How to complete this task: Please copy every line below that contains the string "variant".

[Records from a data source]
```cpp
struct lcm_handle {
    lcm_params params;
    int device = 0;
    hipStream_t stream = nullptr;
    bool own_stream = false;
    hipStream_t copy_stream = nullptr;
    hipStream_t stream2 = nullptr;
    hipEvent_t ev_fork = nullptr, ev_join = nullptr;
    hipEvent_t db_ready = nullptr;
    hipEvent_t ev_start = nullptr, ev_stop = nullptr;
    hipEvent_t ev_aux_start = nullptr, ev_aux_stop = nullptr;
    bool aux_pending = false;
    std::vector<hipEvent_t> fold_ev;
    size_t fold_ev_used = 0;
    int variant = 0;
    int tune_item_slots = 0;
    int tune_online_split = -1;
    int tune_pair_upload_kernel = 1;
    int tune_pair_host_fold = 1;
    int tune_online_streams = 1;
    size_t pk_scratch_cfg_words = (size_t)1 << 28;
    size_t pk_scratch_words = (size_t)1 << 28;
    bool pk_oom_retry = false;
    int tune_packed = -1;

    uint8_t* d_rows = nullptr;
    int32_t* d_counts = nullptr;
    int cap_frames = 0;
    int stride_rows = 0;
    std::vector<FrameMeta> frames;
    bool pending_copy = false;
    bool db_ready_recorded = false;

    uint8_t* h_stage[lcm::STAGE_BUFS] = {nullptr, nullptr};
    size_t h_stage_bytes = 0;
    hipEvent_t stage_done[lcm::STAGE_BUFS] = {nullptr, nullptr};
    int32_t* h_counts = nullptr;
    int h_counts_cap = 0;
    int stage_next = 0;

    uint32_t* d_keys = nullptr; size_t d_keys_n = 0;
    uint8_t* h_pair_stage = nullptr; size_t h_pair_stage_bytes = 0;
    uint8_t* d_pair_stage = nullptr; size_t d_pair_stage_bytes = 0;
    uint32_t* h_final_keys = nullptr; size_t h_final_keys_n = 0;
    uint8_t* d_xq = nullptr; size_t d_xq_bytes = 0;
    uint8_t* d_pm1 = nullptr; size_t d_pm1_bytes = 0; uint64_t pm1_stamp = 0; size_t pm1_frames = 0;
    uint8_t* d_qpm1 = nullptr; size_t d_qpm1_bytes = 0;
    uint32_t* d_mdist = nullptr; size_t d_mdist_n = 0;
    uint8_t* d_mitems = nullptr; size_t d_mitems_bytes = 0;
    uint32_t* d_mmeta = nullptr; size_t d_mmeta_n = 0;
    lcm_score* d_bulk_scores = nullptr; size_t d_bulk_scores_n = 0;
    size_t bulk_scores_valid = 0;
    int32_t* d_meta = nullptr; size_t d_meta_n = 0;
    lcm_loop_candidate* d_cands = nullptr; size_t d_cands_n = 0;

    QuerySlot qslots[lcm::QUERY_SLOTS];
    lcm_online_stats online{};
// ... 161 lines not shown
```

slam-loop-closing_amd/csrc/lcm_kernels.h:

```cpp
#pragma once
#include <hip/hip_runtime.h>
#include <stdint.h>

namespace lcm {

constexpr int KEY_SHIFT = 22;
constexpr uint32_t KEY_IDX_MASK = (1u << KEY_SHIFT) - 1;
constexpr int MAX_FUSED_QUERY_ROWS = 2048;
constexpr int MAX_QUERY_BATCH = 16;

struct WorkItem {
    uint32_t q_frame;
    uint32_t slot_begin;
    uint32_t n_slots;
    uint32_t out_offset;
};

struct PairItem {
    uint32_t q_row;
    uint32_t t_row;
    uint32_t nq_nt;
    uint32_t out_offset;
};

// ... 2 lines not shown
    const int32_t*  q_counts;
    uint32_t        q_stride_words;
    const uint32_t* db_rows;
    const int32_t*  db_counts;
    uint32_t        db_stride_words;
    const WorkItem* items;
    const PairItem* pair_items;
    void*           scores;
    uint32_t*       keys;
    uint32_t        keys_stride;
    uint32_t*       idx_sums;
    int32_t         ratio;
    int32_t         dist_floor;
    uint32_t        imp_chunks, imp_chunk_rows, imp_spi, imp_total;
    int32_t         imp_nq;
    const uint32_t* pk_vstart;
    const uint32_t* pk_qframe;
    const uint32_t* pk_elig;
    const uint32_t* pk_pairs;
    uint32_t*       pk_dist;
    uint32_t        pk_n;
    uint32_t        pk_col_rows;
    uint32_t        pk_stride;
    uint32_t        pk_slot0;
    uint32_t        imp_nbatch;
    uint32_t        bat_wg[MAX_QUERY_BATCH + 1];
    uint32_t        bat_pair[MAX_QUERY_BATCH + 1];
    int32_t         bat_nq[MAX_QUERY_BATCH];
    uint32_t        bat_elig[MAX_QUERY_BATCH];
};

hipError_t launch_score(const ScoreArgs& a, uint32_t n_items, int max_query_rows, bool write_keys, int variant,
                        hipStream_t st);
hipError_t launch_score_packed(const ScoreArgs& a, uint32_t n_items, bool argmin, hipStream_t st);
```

Response:
    int variant = 0;
hipError_t launch_score(const ScoreArgs& a, uint32_t n_items, int max_query_rows, bool write_keys, int variant,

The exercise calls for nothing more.